Months after the much-celebrated resumption of operations at the Warri Refining and Petrochemical Company (WRPC), the facility has been shut down since January 25, 2025, due to safety concerns involving its Crude Distillation Unit (CDU) Main Heater. This shutdown occurred barely a month after former NNPC Group Chief Executive Officer, Mele Kyari, publicly declared the plant operational, following refurbishment works that cost approximately $897.6 million.
The development, disclosed in an April 2025 document obtained from the Nigerian Midstream and Downstream Petroleum Regulatory Authority (NMDPRA), highlights ongoing challenges plaguing Nigeria’s refinery sector despite repeated efforts to revive local crude refining.
Meanwhile, the Port Harcourt Refining Company (PHRC), which resumed operations in November 2024, is reportedly operating at under 40 percent of its installed capacity, producing significantly below expectations. Despite a nameplate capacity of 60,000 barrels per day, the PHRC only managed an average utilization rate of 37.87 percent between November 2024 and April 2025. This falls short of NNPCL’s earlier claims that the refinery was running at 70 percent capacity with plans to scale up to 90 percent.
Production data obtained from the NMDPRA shows erratic and declining output across key petroleum products, including Premium Motor Spirit (PMS), Automotive Gas Oil (AGO), and Household Kerosene (HKK). While initial months saw some momentum—December recording a peak of 108 million litres of refined products—utilisation has since dropped sharply. In March, production fell to 100.03 million litres, representing only 35 percent of expected monthly output, and further declined to 44.24 million litres in the first half of April.
A deeper analysis shows that PMS truck-out volumes plummeted from 538,600 litres per day in December to zero in both March and April. In contrast, diesel (AGO) output rose, reaching 968,460 litres daily in the first half of April, suggesting a skewed production focus away from gasoline blending components.

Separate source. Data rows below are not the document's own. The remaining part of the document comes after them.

@@ -564,11 +600,19 @@
         A.gin[k].g = a->gin[k].g; A.gin[k].Hg = a->gin[k].Hg; A.gin[k].Wg = a->gin[k].Wg;
         A.gin[k].oy = a->gin[k].oy; A.gin[k].ox = a->gin[k].ox; A.gin[k].pooled = a->gin[k].pooled;
         A.gin[k].coff = a->gin[k].coff; A.gin[k].cstride = a->gin[k].cstride ? a->gin[k].cstride : a->C;
-        if (k < a->ngin) CDNET_REQUIRE(a->gin[k].g, "%s: null gradient input %d", who, k);
+        if (k < a->ngin) CDNET_REQUIRE(a->gin[k].g || (a->hc_nk && k == a->hc_slot), "%s: null gradient input %d", who, k);
         if (k < a->ngin) CDNET_REQUIRE(a->gin[k].Hg >= 1 && a->gin[k].Wg >= 1, "%s: empty gradient input %d (%d x %d)", who, k, a->gin[k].Hg, a->gin[k].Wg);
     }
     A.ngin = a->ngin; A.N = a->N; A.H = a->H; A.W = a->W; A.C = a->C;
     A.partial = nullptr; A.k1 = A.k2 = A.k3 = nullptr; A.draw = nullptr; A.dz_out = nullptr;
+    A.hc_coef = a->hc_coef; A.hc_w = a->hc_w; A.hc_slot = a->hc_slot; A.hc_nk = a->hc_nk;
+    if (a->hc_nk) {
+        CDNET_REQUIRE(hc_ok, "%s: no head-coefficient source here (cdnet_bn_backward, flat fp32 residual form only)", who);
+        CDNET_REQUIRE((a->hc_nk == 3 || a->hc_nk == 9) && a->hc_k0 == HC_K0(a->hc_nk) && a->hc_coef && a->hc_w && a->C == 64 && a->hc_slot >= 0 &&
+                      a->hc_slot < a->ngin && !a->gin[a->hc_slot].g,
+                      "%s: head-coefficient source: hc_nk=%d hc_k0=%d hc_slot=%d C=%d (3 terms from column 10 or 9 from column 1, 64 channels, a slot "
+                      "below ngin whose g is NULL)", who, a->hc_nk, a->hc_k0, a->hc_slot, a->C);
+    }
     return CDNET_OK;
 }
 
@@ -632,6 +676,21 @@
     auto flat = [&](auto ng, auto res) {
         constexpr int NG = decltype(ng)::value;
         constexpr bool RES = decltype(res)::value;
+        if constexpr (RES && !APPLY) {
+            if (A.hc_nk) {
+                auto hc = [&](auto hs) {
+                    constexpr int HS = decltype(hs)::value;
+                    if constexpr (HS < NG) {
+                        if (A.hc_nk == 3) bn_bwd_flat32_kernel<NG, true, false, HS, 3><<<P.nb, 256, 0, st>>>(A);
+                        else bn_bwd_flat32_kernel<NG, true, false, HS, 9><<<P.nb, 256, 0, st>>>(A);
+                    }
+                };
+                if (A.hc_slot == 0) hc(std::integral_constant<int, 0>{});
+                else if (A.hc_slot == 1) hc(std::integral_constant<int, 1>{});
+                else hc(std::integral_constant<int, 2>{});
+                return;
+            }
+        }
         if (P.f32) bn_bwd_flat32_kernel<NG, RES, APPLY><<<P.nb, 256, 0, st>>>(A);
         else bn_bwd_flat_kernel<NG, RES, APPLY><<<P.nb, 256, 0, st>>>(A);
     };
@@ -680,7 +739,7 @@
 extern "C" int cdnet_bn_backward(const cdnet_bn_bwd_args *a, const float *gamma, float *dgamma, float *dbeta, float *workspace,
                                  size_t workspace_floats, uint16_t *draw, uint16_t *dz_out, void *stream) {
     BnBwdArgs A;
-    int rc = fill_bn_args(a, A, "cdnet_bn_backward");
+    int rc = fill_bn_args(a, A, "cdnet_bn_backward", true);
     if (rc) return rc;
     hipStream_t st = (hipStream_t)stream;
     const size_t npix = bn_npix(A);
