diff --git a/multimodal-sam-adapter_amd/csrc/head.hip b/multimodal-sam-adapter_amd/csrc/head.hip
--- a/multimodal-sam-adapter_amd/csrc/head.hip
+++ b/multimodal-sam-adapter_amd/csrc/head.hip
@@ -1,4 +1,5 @@
 #include "common.h"
+#include "resize_taps.h"
 
 template <bool VEC>
 __global__ __launch_bounds__(256) void nchw_to_planes_kernel(const float* __restrict__ src, long strideB, int C, long HW,
@@ -79,6 +80,23 @@
   float rh[3], rw[3];
 };
 
+__device__ __forceinline__ void head_store8(const float* v, long pixg, int c, uint16_t* __restrict__ planes, long ldp, float* __restrict__ out32, long ldo) {
+  if (out32) {
+    *reinterpret_cast<float4*>(out32 + pixg * ldo + c) = make_float4(v[0], v[1], v[2], v[3]);
+    *reinterpret_cast<float4*>(out32 + pixg * ldo + c + 4) = make_float4(v[4], v[5], v[6], v[7]);
+  }
+  if (planes) {
+    uint4 hi, lo;
+    split2(v[0], v[1], hi.x, lo.x);
+    split2(v[2], v[3], hi.y, lo.y);
+    split2(v[4], v[5], hi.z, lo.z);
+    split2(v[6], v[7], hi.w, lo.w);
+    uint16_t* row = planes + pixg * ldp + ilv(c);
+    *reinterpret_cast<uint4*>(row) = hi;
+    *reinterpret_cast<uint4*>(row + 32) = lo;
+  }
+}
+
 __global__ __launch_bounds__(256) void head_fuse_kernel(const float* __restrict__ z0, long ld, HeadLevels lv, int nlv,
                                                         const float* __restrict__ bn_scale, const float* __restrict__ bn_shift,
                                                         uint16_t* __restrict__ planes, long ldp, float* __restrict__ out32, long ldo,
@@ -96,19 +114,14 @@
 #pragma unroll
   for (int i = 0; i < 3; ++i) {
     if (i < nlv) {
-      float sh = ((float)h + 0.5f) * lv.rh[i] - 0.5f;
-      float sw = ((float)w + 0.5f) * lv.rw[i] - 0.5f;
-      sh = sh < 0.f ? 0.f : sh;
-      sw = sw < 0.f ? 0.f : sw;
-      const int h0 = min((int)sh, lv.H[i] - 1), w0 = min((int)sw, lv.W[i] - 1);
-      const int h1 = h0 + (h0 < lv.H[i] - 1 ? 1 : 0), w1 = w0 + (w0 < lv.W[i] - 1 ? 1 : 0);
-      lh[i] = sh - (float)h0;
-      lw[i] = sw - (float)w0;
+      const ResizeTap th = resize_tap(h, lv.rh[i], lv.H[i]), tw = resize_tap(w, lv.rw[i], lv.W[i]);
+      lh[i] = th.l;
+      lw[i] = tw.l;
       const long base = (long)b * lv.H[i] * lv.W[i];
-      o00[i] = (base + (long)h0 * lv.W[i] + w0) * ld;
-      o01[i] = (base + (long)h0 * lv.W[i] + w1) * ld;
-      o10[i] = (base + (long)h1 * lv.W[i] + w0) * ld;
-      o11[i] = (base + (long)h1 * lv.W[i] + w1) * ld;
+      o00[i] = (base + (long)th.i0 * lv.W[i] + tw.i0) * ld;
+      o01[i] = (base + (long)th.i0 * lv.W[i] + tw.i1) * ld;
+      o10[i] = (base + (long)th.i1 * lv.W[i] + tw.i0) * ld;
+      o11[i] = (base + (long)th.i1 * lv.W[i] + tw.i1) * ld;
     } else {
       o00[i] = o01[i] = o10[i] = o11[i] = 0; lh[i] = lw[i] = 0.f;
     }
@@ -137,40 +150,168 @@
 #pragma unroll
     for (int i = 0; i < 3; ++i) {
       if (i < nlv) {
-        const float w00 = (1.f - lh[i]) * (1.f - lw[i]), w01 = (1.f - lh[i]) * lw[i], w10 = lh[i] * (1.f - lw[i]), w11 = lh[i] * lw[i];
-#pragma unroll
-        for (int hh = 0; hh < 2; ++hh) {
-          const float4 t00 = t[i][hh][0], t01 = t[i][hh][1], t10 = t[i][hh][2], t11 = t[i][hh][3];
-          v[4 * hh + 0] += w00 * t00.x + w01 * t01.x + w10 * t10.x + w11 * t11.x;
-          v[4 * hh + 1] += w00 * t00.y + w01 * t01.y + w10 * t10.y + w11 * t11.y;
-          v[4 * hh + 2] += w00 * t00.z + w01 * t01.z + w10 * t10.z + w11 * t11.z;
-          v[4 * hh + 3] += w00 * t00.w + w01 * t01.w + w10 * t10.w + w11 * t11.w;
+        const ResizeWeights wt = resize_weights(lh[i], lw[i]);
+#pragma unroll
+        for (int hh = 0; hh < 2; ++hh) head_tap_add4(v + 4 * hh, wt, t[i][hh][0], t[i][hh][1], t[i][hh][2], t[i][hh][3]);
+      }
+    }
+    const float bs[8] = {s0.x, s0.y, s0.z, s0.w, s1.x, s1.y, s1.z, s1.w}, bf[8] = {f0.x, f0.y, f0.z, f0.w, f1.x, f1.y, f1.z, f1.w};
+#pragma unroll
+    for (int j = 0; j < 8; ++j) v[j] = head_finish(v[j], bs[j], bf[j], act);
+    head_store8(v, pixg, c, planes, ldp, out32, ldo);
+  }
+}
+
+#define HT_CHUNK 128
+#define HT_ROW_F4 32
+#define HT_MAX_LDS (80 * 1024)
+struct HeadBoxes {
+  int bh[3], bw[3];
+  int off[3];
+  int tiles_x, tiles_y;
+};
+
+template <int T>
+__global__ __launch_bounds__(256) void head_fuse_tile_kernel(const float* __restrict__ z0, long ld, HeadLevels lv, int nlv, HeadBoxes bx,
+                                                             const float* __restrict__ bn_scale, const float* __restrict__ bn_shift,
+                                                             uint16_t* __restrict__ planes, long ldp, float* __restrict__ out32, long ldo,
+                                                             int H, int W, int C, int act) {
+  extern __shared__ float4 ht_lds[];
+  const int t = threadIdx.x;
+  const int tx = (int)(blockIdx.x % (unsigned)bx.tiles_x);
+  const int rest = (int)(blockIdx.x / (unsigned)bx.tiles_x);
+  const int ty = rest % bx.tiles_y, b = rest / bx.tiles_y;
+  const int h00 = ty * T, w00 = tx * T;
+  const int c0 = blockIdx.y * HT_CHUNK;
+  const int hl = min(h00 + T - 1, H - 1), wl = min(w00 + T - 1, W - 1);
+
+  int fh[3], fw[3];
+  {
+    const int q = t & 31;
+    const int cq = 8 * (q & 15) + 4 * (q >> 4);
+    const bool c_ok = c0 + cq < C;
+#pragma unroll
+    for (int i = 0; i < 3; ++i) {
+      fh[i] = fw[i] = 0;
+      if (i < nlv) {
+        fh[i] = resize_tap(h00, lv.rh[i], lv.H[i]).i0;
+        fw[i] = resize_tap(w00, lv.rw[i], lv.W[i]).i0;
+        const int nh = min(resize_tap(hl, lv.rh[i], lv.H[i]).i1 - fh[i] + 1, bx.bh[i]);
+        const int nw = min(resize_tap(wl, lv.rw[i], lv.W[i]).i1 - fw[i] + 1, bx.bw[i]);
+        const int nrows = nh * nw;
+        const float rnw = 1.f / (float)nw;
+        const float* zb = lv.z[i] + ((long)b * lv.H[i] * lv.W[i]) * ld + c0 + cq;
+        float4* img = ht_lds + bx.off[i] + q;
+        for (int r0 = t >> 5; r0 < nrows; r0 += 32) {
+          float4 v[4];
+          int at[4];
+#pragma unroll
+          for (int u = 0; u < 4; ++u) {
+            const int r = r0 + 8 * u;
+            v[u] = make_float4(0.f, 0.f, 0.f, 0.f);
+            at[u] = -1;
+            if (r < nrows) {
+              const int rr = (int)(((float)r + 0.5f) * rnw), cc = r - rr * nw;
+              at[u] = (rr * bx.bw[i] + cc) * HT_ROW_F4;
+              if (c_ok) v[u] = *reinterpret_cast<const float4*>(zb + ((long)(fh[i] + rr) * lv.W[i] + fw[i] + cc) * ld);
+            }
+          }
+#pragma unroll
+          for (int u = 0; u < 4; ++u)
+            if (at[u] >= 0) img[at[u]] = v[u];
         }
       }
     }
-    const float bs[8] = {s0.x, s0.y, s0.z, s0.w, s1.x, s1.y, s1.z, s1.w}, bf[8] = {f0.x, f0.y, f0.z, f0.w, f1.x, f1.y, f1.z, f1.w};
-#pragma unroll
-    for (int j = 0; j < 8; ++j) v[j] = apply_act(v[j] * bs[j] + bf[j], act);
-    if (out32) {
-      *reinterpret_cast<float4*>(out32 + pixg * ldo + c) = make_float4(v[0], v[1], v[2], v[3]);
-      *reinterpret_cast<float4*>(out32 + pixg * ldo + c + 4) = make_float4(v[4], v[5], v[6], v[7]);
-    }
-    if (planes) {
-      uint4 hi, lo;
-      split2(v[0], v[1], hi.x, lo.x);
-      split2(v[2], v[3], hi.y, lo.y);
-      split2(v[4], v[5], hi.z, lo.z);
-      split2(v[6], v[7], hi.w, lo.w);
-      uint16_t* row = planes + pixg * ldp + ilv(c);
-      *reinterpret_cast<uint4*>(row) = hi;
-      *reinterpret_cast<uint4*>(row + 32) = lo;
-    }
-  }
-}
-
-extern "C" int mmsa_head_fuse(const float* z0, const float* z1, int H1, int W1, const float* z2, int H2, int W2, const float* z3,
-                              int H3, int W3, long ld, const float* bn_scale, const float* bn_shift, uint16_t* planes, long ldp,
-                              float* out32, long ldo, int B, int H, int W, int C, int act, hipStream_t stream) {
+  }
+  __syncthreads();
+
+  constexpr int RPP = 16 / T;
+  constexpr int NP = T / RPP;
+  const int l16 = t & 15, ps = t >> 4;
+  const int w = w00 + ps % T, hoff = ps / T;
+  const int c = c0 + 8 * l16;
+  const bool wc_ok = w < W && c < C;
+  int iw0[3], iw1[3];
+  float lw[3];
+#pragma unroll
+  for (int i = 0; i < 3; ++i) {
+    iw0[i] = iw1[i] = 0; lw[i] = 0.f;
+    if (i < nlv) {
+      const ResizeTap tw = resize_tap(min(w, W - 1), lv.rw[i], lv.W[i]);
+      iw0[i] = min(max(tw.i0 - fw[i], 0), bx.bw[i] - 1);
+      iw1[i] = min(max(tw.i1 - fw[i], 0), bx.bw[i] - 1);
+      lw[i] = tw.l;
+    }
+  }
+  float4 s0 = make_float4(0.f, 0.f, 0.f, 0.f), s1 = s0, f0 = s0, f1 = s0;
+  if (c < C) {
+    s0 = *reinterpret_cast<const float4*>(bn_scale + c); s1 = *reinterpret_cast<const float4*>(bn_scale + c + 4);
+    f0 = *reinterpret_cast<const float4*>(bn_shift + c); f1 = *reinterpret_cast<const float4*>(bn_shift + c + 4);
+  }
+  const float bs[8] = {s0.x, s0.y, s0.z, s0.w, s1.x, s1.y, s1.z, s1.w}, bf[8] = {f0.x, f0.y, f0.z, f0.w, f1.x, f1.y, f1.z, f1.w};
+  for (int p0 = 0; p0 < NP; p0 += 4) {
+    float4 a[4], d[4];
+#pragma unroll
+    for (int g = 0; g < 4; ++g) {
+      const int h = h00 + (p0 + g) * RPP + hoff;
+      a[g] = d[g] = make_float4(0.f, 0.f, 0.f, 0.f);
+      if (wc_ok && h < H) {
+        const long pixg = ((long)b * H + h) * W + w;
+        a[g] = *reinterpret_cast<const float4*>(z0 + pixg * ld + c);
+        d[g] = *reinterpret_cast<const float4*>(z0 + pixg * ld + c + 4);
+      }
+    }
+    __builtin_amdgcn_sched_barrier(0);
+#pragma unroll
+    for (int g = 0; g < 4; ++g) {
+      const int h = h00 + (p0 + g) * RPP + hoff;
+      if (!(wc_ok && h < H)) continue;
+      const long pixg = ((long)b * H + h) * W + w;
+      float v[8] = {a[g].x, a[g].y, a[g].z, a[g].w, d[g].x, d[g].y, d[g].z, d[g].w};
+#pragma unroll
+      for (int i = 0; i < 3; ++i) {
+        if (i < nlv) {
+          const ResizeTap th = resize_tap(h, lv.rh[i], lv.H[i]);
+          const int ih0 = min(max(th.i0 - fh[i], 0), bx.bh[i] - 1), ih1 = min(max(th.i1 - fh[i], 0), bx.bh[i] - 1);
+          const float4* img = ht_lds + bx.off[i] + l16;
+          const float4* r00 = img + (ih0 * bx.bw[i] + iw0[i]) * HT_ROW_F4;
+          const float4* r01 = img + (ih0 * bx.bw[i] + iw1[i]) * HT_ROW_F4;
+          const float4* r10 = img + (ih1 * bx.bw[i] + iw0[i]) * HT_ROW_F4;
+          const float4* r11 = img + (ih1 * bx.bw[i] + iw1[i]) * HT_ROW_F4;
+          const ResizeWeights wt = resize_weights(th.l, lw[i]);
+#pragma unroll
+          for (int hh = 0; hh < 2; ++hh) head_tap_add4(v + 4 * hh, wt, r00[16 * hh], r01[16 * hh], r10[16 * hh], r11[16 * hh]);
+        }
+      }
+#pragma unroll
+      for (int j = 0; j < 8; ++j) v[j] = head_finish(v[j], bs[j], bf[j], act);
+      head_store8(v, pixg, c, planes, ldp, out32, ldo);
+    }
+  }
+}
+
+static int head_tile_plan(const HeadLevels& lv, int n, int H, int W, HeadBoxes& bx) {
+  for (int T = 16; T >= 8; T >>= 1) {
+    int rows = 0;
+    for (int i = 0; i < 3; ++i) {
+      bx.bh[i] = bx.bw[i] = 1; bx.off[i] = 0;
+      if (i >= n) continue;
+      bx.bh[i] = resize_tap_box_max(T, lv.rh[i], lv.H[i]);
+      bx.bw[i] = resize_tap_box_max(T, lv.rw[i], lv.W[i]);
+      bx.off[i] = rows * HT_ROW_F4;
+      rows += bx.bh[i] * bx.bw[i];
+    }
+    if ((long)rows * HT_ROW_F4 * 16 <= HT_MAX_LDS) {
+      bx.tiles_x = cdiv(W, T); bx.tiles_y = cdiv(H, T);
+      return T;
+    }
+  }
+  return 0;
+}
+
+extern "C" int mmsa_head_fuse_v(const float* z0, const float* z1, int H1, int W1, const float* z2, int H2, int W2, const float* z3,
+                                int H3, int W3, long ld, const float* bn_scale, const float* bn_shift, uint16_t* planes, long ldp,
+                                float* out32, long ldo, int B, int H, int W, int C, int act, int variant, hipStream_t stream) {
   MMSA_CHECK_ARG(z0 && bn_scale && bn_shift && (planes || out32), "head_fuse: null pointer");
   MMSA_CHECK_ARG(((((uintptr_t)bn_scale) | ((uintptr_t)bn_shift) | ((uintptr_t)z0)) & 15) == 0, "head_fuse: z0 / bn_scale / bn_shift must be 16-byte aligned");
   MMSA_CHECK_ARG(B > 0 && H > 0 && W > 0 && C > 0 && C % 8 == 0, "head_fuse: bad shape (C=%d must be a multiple of 8)", C);
@@ -178,6 +319,7 @@
   MMSA_CHECK_ARG(!planes || (ldp >= 2L * ((C + 31) / 32 * 32) && ldp % 64 == 0 && (reinterpret_cast<uintptr_t>(planes) & 127) == 0),
                  "head_fuse: planes stride/alignment");
   MMSA_CHECK_ARG(!out32 || (ldo >= C && ldo % 4 == 0), "head_fuse: fp32 out stride %ld", ldo);
+  MMSA_CHECK_ARG(variant >= 0 && variant <= 2, "head_fuse: variant %d (0 = automatic, 1 = per pixel, 2 = tiled)", variant);
   HeadLevels lv;
   int n = 0;
   const float* zs[3] = {z1, z2, z3};
@@ -185,20 +327,52 @@
   for (int i = 0; i < 3; ++i) {
     lv.z[i] = nullptr; lv.H[i] = lv.W[i] = 1; lv.rh[i] = lv.rw[i] = 1.f;
   }
+  bool coarse = true, aligned = true;
   for (int i = 0; i < 3; ++i) {
     if (!zs[i]) continue;
     MMSA_CHECK_ARG(hs[i] > 0 && wsz[i] > 0, "head_fuse: level %d has bad size", i + 1);
     lv.z[n] = zs[i]; lv.H[n] = hs[i]; lv.W[n] = wsz[i];
     lv.rh[n] = (float)hs[i] / (float)H;
     lv.rw[n] = (float)wsz[i] / (float)W;
+    coarse = coarse && hs[i] <= H && wsz[i] <= W;
+    aligned = aligned && (((uintptr_t)zs[i]) & 15) == 0;
     ++n;
   }
   const long npix = (long)B * H * W;
   MMSA_CHECK_ARG(npix < (1L << 31), "head_fuse: too many pixels for the 32-bit index arithmetic");
+  HeadBoxes bx;
+  const int T = (n > 0 && coarse && aligned) ? head_tile_plan(lv, n, H, W, bx) : 0;
+  const long ntiles = T ? (long)B * bx.tiles_x * bx.tiles_y : 0;
+  const bool tiled_ok = T != 0 && ntiles < (1L << 31) && cdiv(C, HT_CHUNK) <= 65535;
+  MMSA_CHECK_ARG(variant != 2 || tiled_ok, "head_fuse: variant 2 (tiled) needs at least one level, none finer than the output, 16-byte aligned levels "
+                 "and tap boxes within %d bytes of LDS", HT_MAX_LDS);
+  if (tiled_ok && variant != 1) {
+    static MmsaPerDevice per_dev_ = {};
+    (void)mmsa_per_device(per_dev_, [] {
+      (void)hipFuncSetAttribute((const void*)head_fuse_tile_kernel<16>, hipFuncAttributeMaxDynamicSharedMemorySize, HT_MAX_LDS);
+      (void)hipFuncSetAttribute((const void*)head_fuse_tile_kernel<8>, hipFuncAttributeMaxDynamicSharedMemorySize, HT_MAX_LDS);
+    });
+    int rows = 0;
+    for (int i = 0; i < n; ++i) rows += bx.bh[i] * bx.bw[i];
+    const size_t lds = (size_t)rows * HT_ROW_F4 * 16;
+    const dim3 grid((unsigned)ntiles, cdiv(C, HT_CHUNK));
+    if (T == 16)
+      hipLaunchKernelGGL(head_fuse_tile_kernel<16>, grid, dim3(256), lds, stream, z0, ld, lv, n, bx, bn_scale, bn_shift, planes, ldp, out32, ldo, H, W, C, act);
+    else
+      hipLaunchKernelGGL(head_fuse_tile_kernel<8>, grid, dim3(256), lds, stream, z0, ld, lv, n, bx, bn_scale, bn_shift, planes, ldp, out32, ldo, H, W, C, act);
+    MMSA_CHECK_LAUNCH("head_fuse");
+    return MMSA_OK;
+  }
   hipLaunchKernelGGL(head_fuse_kernel, dim3(cdiv(npix, 4)), dim3(256), 0, stream, z0, ld, lv, n, bn_scale, bn_shift, planes, ldp,
                      out32, ldo, H, W, C, npix, act);
   MMSA_CHECK_LAUNCH("head_fuse");
   return MMSA_OK;
+}
+
+extern "C" int mmsa_head_fuse(const float* z0, const float* z1, int H1, int W1, const float* z2, int H2, int W2, const float* z3,
+                              int H3, int W3, long ld, const float* bn_scale, const float* bn_shift, uint16_t* planes, long ldp,
+                              float* out32, long ldo, int B, int H, int W, int C, int act, hipStream_t stream) {
+  return mmsa_head_fuse_v(z0, z1, H1, W1, z2, H2, W2, z3, H3, W3, ld, bn_scale, bn_shift, planes, ldp, out32, ldo, B, H, W, C, act, 0, stream);
 }
 
 __global__ __launch_bounds__(256) void tokens_to_nchw_kernel(const float* __restrict__ src, long ld, float* __restrict__ dst, long HW, int C) {
diff --git a/multimodal-sam-adapter_amd/csrc/resize_taps.h b/multimodal-sam-adapter_amd/csrc/resize_taps.h
--- /dev/null
+++ b/multimodal-sam-adapter_amd/csrc/resize_taps.h
@@ -0,0 +1,65 @@
+#pragma once
+#include <math.h>
+
+#if defined(__HIPCC__)
+#define RT_HD __host__ __device__ __forceinline__
+#else
+#define RT_HD static inline
+#endif
+
+struct ResizeTap {
+  int i0, i1;
+  float l;
+};
+
+RT_HD ResizeTap resize_tap(int d, float r, int n) {
+  float s = fmaf((float)d + 0.5f, r, -0.5f);
+  s = s < 0.f ? 0.f : s;
+  const int f = (int)s;
+  ResizeTap t;
+  t.i0 = f < n - 1 ? f : n - 1;
+  t.i1 = t.i0 + (t.i0 < n - 1 ? 1 : 0);
+  t.l = s - (float)t.i0;
+  return t;
+}
+
+struct ResizeBox { int first, count; };
+RT_HD ResizeBox resize_tap_box(int d0, int T, int nd, float r, int n) {
+  const int dl = d0 + T - 1 < nd - 1 ? d0 + T - 1 : nd - 1;
+  ResizeBox b;
+  b.first = resize_tap(d0, r, n).i0;
+  b.count = resize_tap(dl, r, n).i1 - b.first + 1;
+  return b;
+}
+
+RT_HD int resize_tap_box_max(int T, float r, int n) {
+  const int e = (int)floor((double)(T - 1) * (double)r + 1e-4) + 3;
+  return e < n ? e : n;
+}
+
+#if defined(__HIPCC__)
+struct ResizeWeights { float w00, w01, w10, w11; };
+__device__ __forceinline__ ResizeWeights resize_weights(float lh, float lw) {
+  ResizeWeights w;
+  w.w00 = (1.f - lh) * (1.f - lw); w.w01 = (1.f - lh) * lw; w.w10 = lh * (1.f - lw); w.w11 = lh * lw;
+  return w;
+}
+__device__ __forceinline__ void head_tap_add(float& v, const ResizeWeights w, float t00, float t01, float t10, float t11) {
+  v += fmaf(w.w11, t11, fmaf(w.w10, t10, fmaf(w.w00, t00, w.w01 * t01)));
+}
+__device__ __forceinline__ void head_tap_add4(float* v, const ResizeWeights w, const float4 t00, const float4 t01, const float4 t10, const float4 t11) {
+  head_tap_add(v[0], w, t00.x, t01.x, t10.x, t11.x);
+  head_tap_add(v[1], w, t00.y, t01.y, t10.y, t11.y);
+  head_tap_add(v[2], w, t00.z, t01.z, t10.z, t11.z);
+  head_tap_add(v[3], w, t00.w, t01.w, t10.w, t11.w);
+}
+__device__ __forceinline__ float head_finish(float v, float bn_scale, float bn_shift, int act) { return apply_act(fmaf(v, bn_scale, bn_shift), act); }
+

The Warri refinery, with a capacity of 125,000 barrels per day, had only just been brought back online on December 30, 2024, after decades of dormancy. Located across Ekpan, Uwvie, and Ubeji in Delta State, the plant was expected to significantly contribute to domestic refining capacity, with President Bola Tinubu praising its 60 percent initial operation rate as a key milestone for energy security and economic growth.
However, since its shutdown in January, the refinery has only managed modest output—1.96 million litres of AGO and 2.84 million litres of HKK in December, followed by 10 million litres of AGO and 12 million litres of HKK in January—before going silent.
Responding to media inquiries, NNPCL spokesperson Femi Soneye declined direct comments. In an earlier statement from February, however, he attributed the halt in operations to scheduled maintenance and intervention works on field instruments. He insisted that the temporary shutdown was routine and necessary for long-term stability.
But industry observers are unconvinced.
The Independent Petroleum Marketers Association of Nigeria (IPMAN) described the situation as deeply troubling. Its National Publicity Secretary, Chief Chinedu Ukadike, labelled the shutdown a "total waste," urging the President to declare a state of emergency in the refining sector and review the staffing structure of the affected facilities.
Ukadike criticized the lack of competition in the market, noting that the current state leaves Dangote Refinery as the sole major supplier of petroleum products. “You can’t open a refinery and then load only four trucks on its first day. The next day, six. It’s disheartening,” he lamented.
Energy analyst Bala Zaka also weighed in, questioning the effectiveness of the entire effort. He emphasized that the proof of refinery functionality should be evident in reduced fuel prices—something Nigerians have yet to experience. Zaka maintained that despite technical claims, the public sees no tangible benefit from the projects.
Yet, he stopped short of endorsing privatisation. Instead, he called for a government-led overhaul to bring the refineries to sustainable, effective operation, citing examples of other OPEC member nations that successfully run state-owned refineries.
In a more damning assessment, former presidential adviser and oil sector expert, Mr Dan Kunle, described the rehabilitation efforts at Port Harcourt and Warri as "a national scandal." Speaking on an online forum, Kunle argued that Mele Kyari’s tenure as GCEO of NNPC failed to deliver a single completed project, branding much of the recent refinery revival narrative as "propaganda."
Kunle welcomed the recent appointment of Bayo Ojulari as the new NNPC boss, asserting it was long overdue. He blamed the previous leadership for years of incompetence and financial mismanagement, stating, “They created wealth for themselves, not value for the country.”
The latest data from the NMDPRA seems to support these concerns. It paints a picture of inconsistent performance, inflated claims, and massive underutilisation—despite billions spent on refinery repairs and upgrades.
As energy stakeholders call for urgent reforms and credible oversight, public confidence in NNPCL's ability to manage Nigeria’s strategic assets continues to wane. For a country eager to cut dependence on imported fuel and boost local refining, the gap between projection and performance remains a critical national dilemma.